# Leaking tank - eGo ONE MEGA



## Bob_Rock (23/2/16)

Hey guys....new to vaping and couldnt find another thread regarding the same issue......my tank seems to leak from the bottom of the tank ad through the gaps for airflow? could it be because i filled it too much or is there some other issue im missing?


----------



## shaunnadan (23/2/16)

the ego one does tend to leak when over filling. i usually fill it about 75% instead of too the brim.

i also find that the stock coils were very intermittent and leaked and gurgled constantly. changing to the rebuild able CLR coils resolved this

Reactions: Agree 1


----------



## Bob_Rock (23/2/16)

shaunnadan said:


> the ego one does tend to leak when over filling. i usually fill it about 75% instead of too the brim.
> 
> i also find that the stock coils were very intermittent and leaked and gurgled constantly. changing to the rebuild able CLR coils resolved this


Awesome! thank you!! i thought i broke it lol it behaves itself but it does leak a little....and the gurgling sound i have noticed haha need more cloud though


----------



## BumbleBee (23/2/16)

The gurgling is generally a sign of over wicking, what coils and juice are you using @Bob_Rock ?


----------



## Bob_Rock (23/2/16)

BumbleBee said:


> The gurgling is generally a sign of over wicking, what coils and juice are you using @Bob_Rock ?

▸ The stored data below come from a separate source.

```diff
-        if (b.used) {
-            if (batch == 0) t_first_copy = now_ms() - t_engine0;
-            ++n_copies;
-            Span ev;
-            if ((rc = span_begin(c, Ev::H2d, c->copy_stream, &ev))) return rc;
-            HIP_TRY(c, hipMemcpyAsync(sl_d, sl_h, b.used, hipMemcpyHostToDevice, c->copy_stream));
-            if ((rc = span_end(c, ev, c->copy_stream))) return rc;
-        }
-        rc = launch_jobs(c, sl.jobs.h.data(), sl.jobs.d.data(), b.nj, c->hash.d_digests.data(), sl.copied);
-        if (rc) return rc;
-        HIP_TRY(c, hipEventRecord(sl.done, c->stream));
-        sl.busy = true;
-        t_launch += now_ms() - tb3;
-    }
+    const char* const pipe_env = getenv("SNAPHASH_ENGINE_PIPELINE");
+    const bool plan_ahead = !(pipe_env && pipe_env[0] == '0');
+    EngineLoop loop(c, src, g, job_bytes, empty_files, from_memory);
+    rc = run_engine_pipeline(loop, g.nsub, plan_ahead);
+    if (rc) return rc;
+    const std::atomic<int>& first_err = loop.first_err;
+    const std::atomic<int64_t>& first_err_src = loop.first_err_src;
+    const double t_engine0 = loop.t_engine0;
+    const size_t n_copies = loop.n_copies;
 
     const double ts0 = now_ms();
     static const bool trace_tree = getenv("SNAPHASH_TRACE_TREE") != nullptr;
@@ -560,8 +653,9 @@
     rc = sync_ctx(c);
     if (trace_tree)
         fprintf(stderr, "snaphash engine %d: %u batches; waiting for a slot %.1f ms, planning %.1f ms, reads %.1f ms, enqueue %.1f ms, drain %.1f ms; "
-                        "first copy enqueued at %.2f ms, copies busy %.2f of %.2f ms, first copy -> last kernel %.2f ms, engine %.2f ms\n",
-                c->index, plan.batch, t_wait, t_plan, t_read, t_launch, now_ms() - ts0, t_first_copy, sp.copy_busy, sp.copy, sp.gpu, now_ms() - t_engine0);
+                        "first copy enqueued at %.2f ms, copies busy %.2f of %.2f ms, first copy -> last kernel %.2f ms, engine %.2f ms; %u batches planned ahead\n",
+                c->index, loop.planner.batch, loop.t_wait, loop.t_plan, loop.t_read, loop.t_launch, now_ms() - ts0, loop.t_first_copy, sp.copy_busy, sp.copy, sp.gpu,
+                now_ms() - t_engine0, loop.n_ahead);
     for (SubSlot& ss : c->sub) ss.busy = false;
     if (rc) return rc;
     if (first_err.load()) {
```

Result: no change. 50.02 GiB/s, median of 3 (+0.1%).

the juice im using is fog machine faerie juice 6mg....the wick and coil im not sure...std out the box.....but i think theres an Ni coil in there?


----------



## Jan (23/2/16)

How old is that coil? The standard coils also start to leak when they have reached the end of their life.

Reactions: Agree 2


----------



## Bob_Rock (23/2/16)

Jan said:


> How old is that coil? The standard coils also start to leak when they have reached the end of their life.


hmmmm not sure really! its a brand new unit straight out the box.....it works fine tbh just a bit of a leak


----------



## BumbleBee (23/2/16)

Bob_Rock said:


> the juice im using is fog machine faerie juice 6mg....the wick and coil im not sure...std out the box.....but i think theres an Ni coil in there?

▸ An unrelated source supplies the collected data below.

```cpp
static constexpr int PBLOCK = 512;
static constexpr int KEYS_PER_THREAD = 8;
static constexpr int PTILE_READS = 256;
static constexpr int PTILE_WORDS = PTILE_READS * 65 / 4 + 64;
static constexpr int TILE2 = PBLOCK * KEYS_PER_THREAD;
static constexpr u32 MAXB1 = 1u << MAX_LNB1;
static constexpr u32 MAX_NB2 = 4096;
#ifndef GK_MAX_RANGE_CHUNKS
#define GK_MAX_RANGE_CHUNKS 96
#endif
static constexpr u32 MAX_RANGE_CHUNKS = GK_MAX_RANGE_CHUNKS;
// ... 1293 lines not shown
            a.chunk_keys = ch.p4_op->chunk_keys();
        }
        a_last = a;
        return GK_OK;
    }
    int raise_lds_limits() {
        auto raise = [&](const void *kernel, size_t bytes) { return hipFuncSetAttribute(kernel, hipFuncAttributeMaxDynamicSharedMemorySize, (int)std::min(bytes, LDS_BYTES_PER_CU)); };
        for (const P4Form &f : P4_FORMS)
            for (const void *kernel : f.kernel)
                if (f.W == W && kernel) GK_HIP(ctx, raise(kernel, f.lds(MAX_NB2, MAXB1)));
        GK_HIP(ctx, raise(reinterpret_cast<const void *>(&k_part_scatter1_keys<W>), ScatterLds<W>::bytes(MAXB1)));
        GK_HIP(ctx, raise(reinterpret_cast<const void *>(&k_seg_insert<W, Slot<W>>), SEG_LDS));
        if constexpr (W == 1) GK_HIP(ctx, raise(reinterpret_cast<const void *>(&k_seg_insert<1, CSlot>), SEG_LDS));
        ps->lds_attr_set = true;
        return GK_OK;
    }

    void launch_p4(const P4Form *f, bool ranged, const PartArrays &aa, hipStream_t st, int grid, u64 max_units, u32 b_lo, u32 b_hi) {
        m->last_p4 = f->name;
        const P4Args<W> x{st, grid, f->lds(m->nb2, nb1), ps->bufA, t, &aa, max_units, ps->bufB, b_lo, b_hi};
        f->launch[ranged](&x);
    }
    void launch_p4_op(const PartArrays &aa, hipStream_t st, u32 b_lo, u32 b_hi, u64 share) {
        const int grid = (int)std::min<u64>(max_chunks / share + 1, (u64)ctx->cu_count * std::min(ch.p4_per_cu, ch.p4_op->op_wgs_cap));
        launch_p4(ch.p4_op, false, aa, st, grid, max_chunks, b_lo, b_hi);
    }

    int p2_grid(u64 nr) const { return (int)std::min<u64>(std::max<u64>((nr + rs - 1) / rs, 1), (u64)ctx->cu_count * GK_OP_WGS_PER_CU); }
    void launch_p2(const uint8_t *recs, u64 nr) {
        m->last_p2 = ch.p2;
#define GK_P2(NT, SORTED, NB1)                                                                                                                  \
    hipLaunchKernelGGL((k_op_scatter1_reads<W, NT, SORTED, NB1>), dim3(p2_grid(nr)), dim3(NT), 0, ctx->stream, recs, nr, src.stride, m->k, src.group, \
                       rs, src.max_len, src.verify_uniform ? 1 : 0, t, a, sp, m->d_ctr, ps->bufA)
        if (ch.p2_nb1 > 256) { if (ch.p2_sorted) GK_P2(PBLOCK, true, (int)MAXB1); else GK_P2(PBLOCK, false, (int)MAXB1); }
        else if (ch.p2_threads == 1024) { if (ch.p2_sorted) GK_P2(1024, true, 256); else GK_P2(1024, false, 256); }
        else if (ch.p2_sorted) GK_P2(PBLOCK, true, 256);
        else GK_P2(PBLOCK, false, 256);
#undef GK_P2
    }
    int piece_done(int j, int npieces) {
        unsigned long long *tab = ps->piece_tables + (size_t)j * PIECE_WORDS;
        const unsigned long long *prev = j ? ps->piece_tables + (size_t)(j - 1) * PIECE_WORDS + MAXB1 : nullptr;
        hipLaunchKernelGGL(k_part_prefix1_piece, dim3(1), dim3(MAXB1), 0, ctx->stream, a, nb1, prev, tab, tab + MAXB1, tab + 2 * MAXB1);
        PartArrays aj = a;
        aj.l1_from = tab; aj.l1_to = tab + MAXB1; aj.cbase = tab + 2 * MAXB1;
        if (j == npieces - 1) { a_last = aj; have_last = true; return GK_OK; }
        hipEvent_t ev = ctx->cev[8 + j % 8];
        GK_HIP(ctx, hipEventRecord(ev, ctx->stream));
        GK_HIP(ctx, hipStreamWaitEvent(ctx->aux_stream, ev, 0));
        launch_p4_op(aj, ctx->aux_stream, 0u, nb1, (u64)npieces);
        GK_HIP(ctx, hipGetLastError());
        return GK_OK;
    }
    int feed_device() { launch_p2(src.rec, src.nreads); return GK_OK; }
    int feed_device_pieces() {
        const u64 min_piece = (u64)rs * (ctx->hook_p24_pieces > 1 ? 64ull : (u64)ctx->cu_count * GK_OP_WGS_PER_CU * 2);
        const u64 np = std::max<u64>(1, std::min<u64>({(u64)ch.pieces, (u64)MAX_PIECES, src.nreads / std::max<u64>(min_piece, 1)}));
        const u64 sub_reads = ((src.nreads + np - 1) / np + rs - 1) / rs * rs;
        const int npieces = (int)((src.nreads + sub_reads - 1) / sub_reads);
        pieces_run = npieces;
        u64 r0 = 0;
        for (int j = 0; j < npieces; j++, r0 += sub_reads) {
            launch_p2(src.rec + (size_t)r0 * src.stride, std::min<u64>(sub_reads, src.nreads - r0));
            if (int rc = piece_done(j, npieces)) return rc;
        }
        return GK_OK;
    }
    int feed_prefetched() {
        GK_HIP(ctx, hipStreamWaitEvent(ctx->stream, src.ready, 0));
        launch_p2(src.rec, src.nreads);
        return ch.pipelined ? piece_done(0, 1) : GK_OK;
    }
    int feed_host() {
        const u64 min_piece = (u64)rs * 1024;
        u64 piece[8];
        int npieces = 0;
        const u64 sub_reads = std::max<u64>(min_piece, ((src.nreads + 7) / 8 + rs - 1) / rs * rs);
        for (u64 done = 0; done < src.nreads && npieces < 8; done += sub_reads) piece[npieces++] = std::min<u64>(sub_reads, src.nreads - done);
        if (ch.pipelined) pieces_run = npieces;
        u64 r0 = 0;
        for (int j = 0; j < npieces; r0 += piece[j], j++) {
            const u64 nr = piece[j];
            if (!nr) continue;
            const size_t off = (size_t)r0 * src.stride, bytes = (size_t)nr * src.stride;
            hipEvent_t ev = ctx->cev[j % 16];
            if (j == 0) {
                GK_HIP(ctx, hipEventRecord(ev, ctx->stream));
                GK_HIP(ctx, hipStreamWaitEvent(ctx->copy_stream, ev, 0));
            }
            GK_HIP(ctx, hipMemcpyAsync(const_cast<uint8_t *>(src.rec) + off, src.host + off, bytes, hipMemcpyHostToDevice, ctx->copy_stream));
            GK_HIP(ctx, hipEventRecord(ev, ctx->copy_stream));
            GK_HIP(ctx, hipStreamWaitEvent(ctx->stream, ev, 0));
            launch_p2(src.rec + off, nr);
            if (ch.pipelined) { if (int rc = piece_done(j, npieces)) return rc; }
        }
        return GK_OK;
    }
    int feed_exact_reads() {
        if (int rc = stage_source(ctx, src)) return rc;
        const u64 ntiles = (src.nreads + PTILE_READS - 1) / PTILE_READS;
        const int grid = (int)std::min<u64>(std::max<u64>(ntiles, 1), (u64)ctx->cu_count * 4);
        hipLaunchKernelGGL(k_part_hist1_reads<W>, dim3(grid), dim3(PBLOCK), 0, ctx->stream, src.rec, src.nreads, src.off, src.stride, m->k, src.group,
                           src.max_len, t, a.hist1, sp, m->d_ctr);
        hipLaunchKernelGGL(k_part_prefix1, dim3(1), dim3(MAXB1), 0, ctx->stream, a, nb1);
        GK_HIP(ctx, hipEventRecord(ctx->pev[1], ctx->stream));
        hipLaunchKernelGGL(k_part_scatter1_reads<W>, dim3(grid), dim3(PBLOCK), 0, ctx->stream, src.rec, src.nreads, src.off, src.stride, m->k, src.group,
                           src.max_len, t, a.l1_base, a.cursor1, ps->bufA);
        return GK_OK;
    }
    int feed_keys() {
        if (!ch.op1) {
            const int grid = (int)std::min<u64>(std::max<u64>((nkeys_in + BLOCK - 1) / BLOCK, 1), (u64)ctx->cu_count * 8);
            hipLaunchKernelGGL(k_part_hist1_keys<W>, dim3(grid), dim3(BLOCK), 0, ctx->stream, d_keys, nkeys_in, t, a.hist1);
            hipLaunchKernelGGL(k_part_prefix1, dim3(1), dim3(MAXB1), 0, ctx->stream, a, nb1);
        }
        GK_HIP(ctx, hipEventRecord(ctx->pev[1], ctx->stream));
        const int g2 = (int)std::min<u64>(std::max<u64>((nkeys_in + TILE2 - 1) / TILE2, 1), (u64)ctx->cu_count * 4);
        hipLaunchKernelGGL(k_part_scatter1_keys<W>, dim3(g2), dim3(PBLOCK), ScatterLds<W>::bytes(std::max(256u, nb1)), ctx->stream, d_keys, nkeys_in, t, a, ps->bufA, sp);
        return GK_OK;
    }

    int l1_level() {
        GK_HIP(ctx, hipEventRecord(ctx->pev[0], ctx->stream));
        m->last_slot = W == 1 && m->layout == LAYOUT_COUNT ? "count12" : W == 1 ? "slot16" : "slot24";
        m->last_p2 = src.rec ? "exact" : ch.p2;
        int rc;
        if (src.rec && ch.op1) {
            GK_HIP(ctx, hipEventRecord(ctx->pev[1], ctx->stream));
            const u64 by_bytes = ((u64)OP_TILE_WORDS * 4 - 96) / src.stride;
            const u64 max_windows = (u64)std::max(0, src.max_len - m->k + 1);
            rs = (int)std::max<u64>(1, std::min<u64>(by_bytes, (u64)(OP_CAP / W) / max_windows));
            rc = !src.host ? (ch.pipelined ? feed_device_pieces() : feed_device()) : src.ready ? feed_prefetched() : feed_host();
        } else {
            rc = src.rec ? feed_exact_reads() : feed_keys();
        }
        if (rc) return rc;
        if (!ch.pipelined) {
            a.chunk_keys = ch.p4_op->chunk_keys();
            if (ch.op1) hipLaunchKernelGGL(k_part_prefix1, dim3(1), dim3(MAXB1), 0, ctx->stream, a, nb1);
        }
        GK_HIP(ctx, hipGetLastError());
        GK_HIP(ctx, hipEventRecord(ctx->pev[2], ctx->stream));
        return map_fire_prefetch(m, ctx->pev[2]);
    }

    int request_status() {
        GK_HIP(ctx, hipMemcpyAsync(h_st, a.nspill, sizeof(PartStatus), hipMemcpyDeviceToHost, ctx->stream));
        return GK_OK;
    }
    int read_counters(Counters *out) {
        GK_HIP(ctx, hipMemcpyAsync(h_ctr, m->d_ctr, sizeof(Counters), hipMemcpyDeviceToHost, ctx->stream));
        GK_HIP(ctx, hipStreamSynchronize(ctx->stream));
        *out = *h_ctr;
        return GK_OK;
    }
    int give_back(int reason, bool table_touched) {
        if (reason == PART_NOT_UNIFORM) GK_HIP(ctx, hipMemsetAsync(&m->d_ctr->format, 0, sizeof(u32), ctx->stream));
        if (!table_touched) GK_HIP(ctx, hipEventRecord(ctx->pev[5], ctx->stream));
        if (src.rec) {
            unsigned long long occ = occ_before;
            GK_HIP(ctx, hipMemcpy(&m->d_ctr->occurrences, &occ, 8, hipMemcpyHostToDevice));
            m->occ_cached = occ;
        }
        if (table_touched) GK_HIP(ctx, hipMemset(&m->d_ctr->size, 0, 8));
        if (reason == PART_RETRY_DIRECT) m->retries_direct++;
        return reason;
    }

    int between_levels() {
        if (src.verify_uniform && !(src.rec && ch.op1)) return fail(ctx, GK_E_STATE, "unverified host stream reached a path that cannot verify it");
        if (ch.sync_between) {
            Counters c;
            if (int rc = request_status()) return rc;
            if (int rc = read_counters(&c)) return rc;
            if (src.verify_uniform && c.format) return give_back(PART_NOT_UNIFORM, false);
            if (h_st->overflow) return give_back(PART_RETRY_DIRECT, false);
            if (plan.estimate) { if (int rc = size_table_from_sample(c)) return rc; }
        }
        if (!part_supported(m)) {
// ... 152 lines not shown
```

genome_amd/csrc/gk_table.hip:

```cpp
#include <algorithm>
#include <sys/syscall.h>
#include <unistd.h>
#include <cstdio>
#include <cstring>
#include <vector>

#include "gk_binstream.h"
#include "gk_internal.h"
#include "gk_scan.h"
#include "gk_tile.h"

using namespace gk;

namespace gk {
static thread_local std::string tls_err;

void set_error(const gk_ctx *ctx, const std::string &msg) {
    tls_err = msg;
    if (ctx) const_cast<gk_ctx *>(ctx)->err = msg;
}
int fail(const gk_ctx *ctx, int code, const std::string &msg) {
    set_error(ctx, msg);
    return code;
}
// ... 848 lines not shown
int gk_map_k(const gk_map *m) { return m ? m->k : 0; }

int gk_map_set_insert_path(gk_map *m, int path) {
    if (int rc = check_map_lazy(m)) return rc;
    if (path < 0 || path > 2) return fail(m->ctx, GK_E_INVALID, "insert path must be 0 (auto), 1 (direct) or 2 (partitioned)");
    if (path == 2 && !part_supported(m)) return fail(m->ctx, GK_E_INVALID, "table too large for the partitioned path");
    m->insert_path = path;
    return GK_OK;
}

int gk_map_clear(gk_map *m) {
    if (int rc = check_map_lazy(m)) return rc;
    gk_ctx *ctx = m->ctx;
    GK_HIP(ctx, hipMemsetAsync(m->d_ctr, 0, sizeof(Counters), ctx->stream));
    if (m->d_sample && m->sample_dirty) GK_HIP(ctx, hipMemsetAsync(m->d_sample, 0xff, (m->sample_mask + 1) * 8, ctx->stream));
    m->sample_claims_seen = 0;
    m->sample_dirty = false;
    m->est_distinct_last = 0;
    m->pending_clear = true;
    m->layout = LAYOUT_COUNT;
    m->size = 0;
    m->tombstones = 0;
    m->total_occurrences = 0;
    m->dirty = false;
    m->masks_valid = false;
    return GK_OK;
}

int gk_map_size(gk_map *m, uint64_t *n) {
    if (int rc = check_map_lazy(m)) return rc;
    if (!n) return fail(m->ctx, GK_E_INVALID, "gk_map_size: n is NULL");
    *n = m->size;
    return GK_OK;
}

int gk_map_slots(gk_map *m, uint64_t *slots) {
    if (int rc = check_map_lazy(m)) return rc;
    if (!slots) return fail(m->ctx, GK_E_INVALID, "gk_map_slots: slots is NULL");
    *slots = m->capacity;
    return GK_OK;
}

static int add_keys_dev(gk_map *m, const u64 *d_keys, const i32 *d_counts, u64 n, bool verbatim = false);
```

OK, that's a pretty thick juice, 70vg if I'm not mistaken, so it's unlikely that it's the juice causing the issue. Check that the coil is firmly screwed into the base and try not to suck too hard when drawing, that can also pull too much juice through the coil. Maybe try another coil?


----------



## Bob_Rock (23/2/16)

THanks bud!! will try that out...after i read the manual a few times and make sure i know what im doing lol


----------



## Bob_Rock (23/2/16)

Next question.....how do i get bigger clouds from current setup? or will this involve having to change coils and tanks?


----------



## Cave Johnson (23/2/16)

Hey @Bob_Rock, just saw this discussion regarding your setup.
If it is indeed the nickel coil that you are using, just wanted to make sure that you're using it correctly in Ni TC mode and not power mode?


----------



## Bob_Rock (23/2/16)

i think so  screen settings are as follows...Temp Ni 450 deg Farenheit power 60w atomizer 0.19 ohms and enough batttery power for daaaaaaaays

Reactions: Like 1


----------



## Smoky Jordan (23/2/16)

Jan said:


> How old is that coil? The standard coils also start to leak when they have reached the end of their life.

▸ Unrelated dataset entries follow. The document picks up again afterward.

std::vector<double> build_Ka(const SampleSet& s, double hx, double hy) {
    if (s.R > 0) return build_Ka_patch(s, hx, hy);
    const int p = s.p;
    const double sw = 1.0 / (hx * hx), pw = 1.0 / (hy * hy);
    const bool chroma = s.chroma();
    const double cw = chroma ? chroma_cwd(s) : 0.0;
    std::vector<double> Ka((size_t)p * p);
    auto column = [&](int j) {
        const int rj = (int)(s.pix[j] / s.gs.W), cj = (int)(s.pix[j] % s.gs.W);
        for (int i = j; i < p; ++i) {
            const int ri = (int)(s.pix[i] / s.gs.W), ci = (int)(s.pix[i] % s.gs.W);
            const long long dr = ri - rj, dc = ci - cj;
            const double sq = (double)(dr * dr + dc * dc);
            const double dv = (double)s.val[i] - (double)s.val[j];
            double e = -sw * sq - pw * (dv * dv);
            if (chroma) e = e - cw * (double)chroma_ssd(s, i, j);
            const double v = std::exp(e);
            Ka[(size_t)j * p + i] = v;
            Ka[(size_t)i * p + j] = v;
        }
    };
    const int nt = p >= 384 ? 8 : 1;
    std::vector<int> cut(nt + 1, p);
    for (int t = 0; t < nt; ++t) cut[t] = (int)(p * (1.0 - std::sqrt(1.0 - (double)t / nt)));
    nleh::run_parts(nt, nt, [&](int t) {
        for (int j = cut[t]; j < cut[t + 1]; ++j) column(j);
    });
    return Ka;
}



Nystrom solve_Ka(nle_ctx* c, const std::vector<double>& Ka, int p, bool allow_chol) {
    Nystrom n;
    if (allow_chol && std::getenv("NLE_FORCE_EIG") == nullptr) {
        if (c && use_dev_solver(p) && !std::getenv("NLE_HOST_KA")) {
            const size_t pp = (size_t)p * p;
            auto kd = std::make_shared<KaDevice>();
            kd->Ka.alloc(pp);
            upload_staged(c, kd->Ka.p, Ka.data(), pp, c->stream);
            kd->ch.factor(c, p, kd->Ka.p);
            if (kd->ch.finish(c) && kd->ch.inv_trace <= kCholMaxInvTrace) {
                n.chol = true;
                n.r = p;
                n.ldr = ld4(p);
                n.lam.assign(p, 1.0);
                n.Ka = Ka;
                n.dev = std::move(kd);
                return n;
            }
        } else {
            std::vector<double> L((size_t)p * p), Li((size_t)p * p);
            double inv_trace = 0.0;
            if (nleh::cholesky_with_inverse(Ka.data(), p, L.data(), Li.data(), &inv_trace, kCholMaxInvTrace) &&
                inv_trace <= kCholMaxInvTrace) {
                n.chol = true;
                n.r = p;
                n.ldr = ld4(p);
                n.VA = std::move(L);
                n.lam.assign(p, 1.0);
                n.B.resize((size_t)p * p);
                for (int k = 0; k < p; ++k)
                    for (int a = 0; a < p; ++a) n.B[(size_t)k * p + a] = Li[(size_t)a * p + k];
                n.Ka = Ka;
                return n;
            }
        }
    }
    std::vector<double> U((size_t)p * p), D(p);
    int r = 0;
    if (!nleh::eigen_decomposition(Ka.data(), p, NLE_EPS, U.data(), D.data(), &r))
        throw Fail{NLE_ERR_NUMERIC, "eigensolver did not converge on Ka"};
    int nnz = 0;
    for (int k = 0; k < r; ++k)
        if (std::fabs(D[k]) >= NLE_EPS) ++nnz;
    r = std::min(r, nnz);
    if (r <= 0) throw Fail{NLE_ERR_NUMERIC, "Ka has no eigenvalue >= 1e-10"};
    n.r = r;
    n.ldr = ld4(r);
    n.VA.assign(U.begin(), U.begin() + (size_t)p * r);
    n.lam.assign(D.begin(), D.begin() + r);
    n.B.resize((size_t)p * r);
    for (int k = 0; k < r; ++k) {
        const double inv = recip0(n.lam[k]);
        for (int a = 0; a < p; ++a) n.B[(size_t)k * p + a] = n.VA[(size_t)k * p + a] * inv;
    }
    return n;
}

std::vector<float> build_B(const Nystrom& n, int p) {
    std::vector<float> B((size_t)p * n.ldr, 0.f);
    for (int k = 0; k < n.r; ++k) {
        const double inv = recip0(n.lam[k]);
        for (int s = 0; s < p; ++s) B[(size_t)s * n.ldr + k] = (float)(n.VA[(size_t)k * p + s] * inv);
    }
    return B;
}

inline hipError_t scatter_rows_any(hipStream_t s, const float* rows, const long long* idx, int n, int ld, float* d_X,
                                   long long M) {
    return nlek::scatter_rows(s, rows, idx, n, ld, d_X, M);
}
inline hipError_t scatter_rows_any(hipStream_t s, const double* rows, const long long* idx, int n, int ld, double* d_X,
                                   long long M) {
    return nlek::scatter_rows64(s, rows, idx, n, ld, d_X, M);
}

template <typename T>
void scatter_sample_rows(nle_ctx* c, const std::vector<long long>& pix, int nrows, const std::vector<double>& src, int K,
                         int ld, long long pix0, long long M, T* d_X) {
    std::vector<T> rows;
    std::vector<long long> idx;
    for (int a = 0; a < nrows; ++a) {
        const long long loc = pix[a] - pix0;
        if (loc < 0 || loc >= M) continue;
        idx.push_back(loc);
        const size_t off = rows.size();
        rows.resize(off + ld, T(0));
        for (int k = 0; k < K; ++k) rows[off + k] = (T)src[(size_t)k * nrows + a];
    }
    DevBuf<T> d_rows(rows.size());
    DevBuf<long long> d_idx(idx.size());
    if (!idx.empty()) {
        HIP_OK(hipMemcpyAsync(d_rows.p, rows.data(), rows.size() * sizeof(T), hipMemcpyHostToDevice, c->stream));
        HIP_OK(hipMemcpyAsync(d_idx.p, idx.data(), idx.size() * sizeof(long long), hipMemcpyHostToDevice, c->stream));
        PROFILED(c, NLE_K_SMALL, scatter_rows_any(c->stream, d_rows.p, d_idx.p, (int)idx.size(), ld, d_X, M));
    }
    HIP_OK(hipStreamSynchronize(c->stream));
}

void build_phi(nle_ctx* c, const float* d_lum, const SampleSet& ss, const Nystrom& ny, double hx,
               double hy, long long pix0, long long M, float* d_phi) {
    const int p = ss.p;
    DevBuf<float4> d_samples(p);
    HIP_OK(hipMemcpyAsync(d_samples.p, ss.packed.data(), p * sizeof(float4), hipMemcpyHostToDevice, c->stream));
    std::vector<float> B = build_B(ny, p);
    DevBuf<float> d_B(B.size());
    HIP_OK(hipMemcpyAsync(d_B.p, B.data(), B.size() * sizeof(float), hipMemcpyHostToDevice, c->stream));
    const float sw = nsw_of(hx), pw = nsw_of(hy);
    static const bool env3 = std::getenv("NLE_NYSTROM_BF16X3") != nullptr;
    if (c->nystrom_bf16x3 || env3) {
        DevBuf<unsigned short> d_Bs(nlek::ts_gemm_bf16x3_bsplit_elems(p, ny.ldr));
        HIP_OK(nlek::ts_gemm_bf16x3_split(c->stream, d_B.p, p, ny.ldr, d_Bs.p));
        PROFILED(c, NLE_K_NYSTROM, nlek::ts_gemm_bf16x3(c->stream, d_lum, ss.gs, d_samples.p, sw, pw, pix0, d_Bs.p, ny.ldr, p,
                                                        d_phi, ny.ldr, M));
    } else {
        PROFILED(c, NLE_K_NYSTROM, nlek::ts_gemm(c->stream, true, nullptr, 0, d_lum, ss.gs, d_samples.p, sw, pw, pix0,
                                                 d_B.p, ny.ldr, p, d_phi, ny.ldr, M, nullptr, NLE_EPS));
    }
    scatter_sample_rows(c, ss.pix, p, ny.VA, ny.r, ny.ldr, pix0, M, d_phi);
}

inline hipError_t rowpass_any(hipStream_t s, int mode, const float* X, long long M, int ld, int , const double* t,
                              const double* lam, const float* xv, double eps, double* partial, int* nb) {
    return nlek::rowpass(s, mode, X, M, ld, t, lam, xv, eps, partial, nb);
}
inline hipError_t rowpass_any(hipStream_t s, int mode, const double* X, long long M, int ld, int r, const double* t,
                              const double* lam, const float* xv, double eps, double* partial, int* nb) {
    return nlek::rowpass64(s, mode, X, M, ld, r, t, lam, xv, eps, partial, nb);
}
inline int pass_width(const float*, int ld, int ) { return ld; }
inline int pass_width(const double*, int , int r) { return ld4(r); }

Yip I agree with @Jan, my Ego One Mega tank never leaked except when the coils were done and needed to be replaced.


----------



## Bob_Rock (23/2/16)

Smoky Jordan said:


> Yip I agree with @Jan, my Ego One Mega tank never leaked except when the coils were done and needed to be replaced.


so you saying that theres a possibility that the brand new coil could actually be on its way out? or already out?


----------



## Smoky Jordan (23/2/16)

Bob_Rock said:


> so you saying that theres a possibility that the brand new coil could actually be on its way out? or already out?


I don't think so but I didn't read the part where you said they were brand new so now I'm stumped- haven't had that before... sorry bud


----------



## Bob_Rock (23/2/16)

Smoky Jordan said:


> I don't think so but I didn't read the part where you said they were brand new so now I'm stumped- haven't had that before... sorry bud


lol its ok.....maybe i filled that tank too much...ill monitor and check and see how it goes


----------



## shaunnadan (23/2/16)

Bob_Rock said:


> Next question.....how do i get bigger clouds from current setup? or will this involve having to change coils and tanks?




Current setup : get the regular coils (kanthal in the lowest resistance 0.5) you can push up the power a bit more but it's not really a huge difference 

Option 2 - consider an upgrade in tank 

Option 3 (my favorite! ) - rebuildables!!!


----------



## Jan (23/2/16)

If you use a clr coil rebuild it with 24g kanthal wire and wick it properly you can get about the same clouds as from a subtank mini with a 0,5ohm coil not spectacular but good enough


----------



## Bob_Rock (24/2/16)

ok guys i feel like such an idiot.....im very happy to say though, that the leaking has stopped after puffing away abit and using up some of the juice.....it all points to me overfilling the tank.....lol sorry to have got you guys all twisted.....ive been playing with the airflow and its working really great now! not huge clouds but its pretty decent...i still get the gurgling noises but thats just when it first fires up...after its a bit warm all noises are gone and its fantastic!! really appreciate all of the help and advice guys..thank you

Reactions: Like 2


----------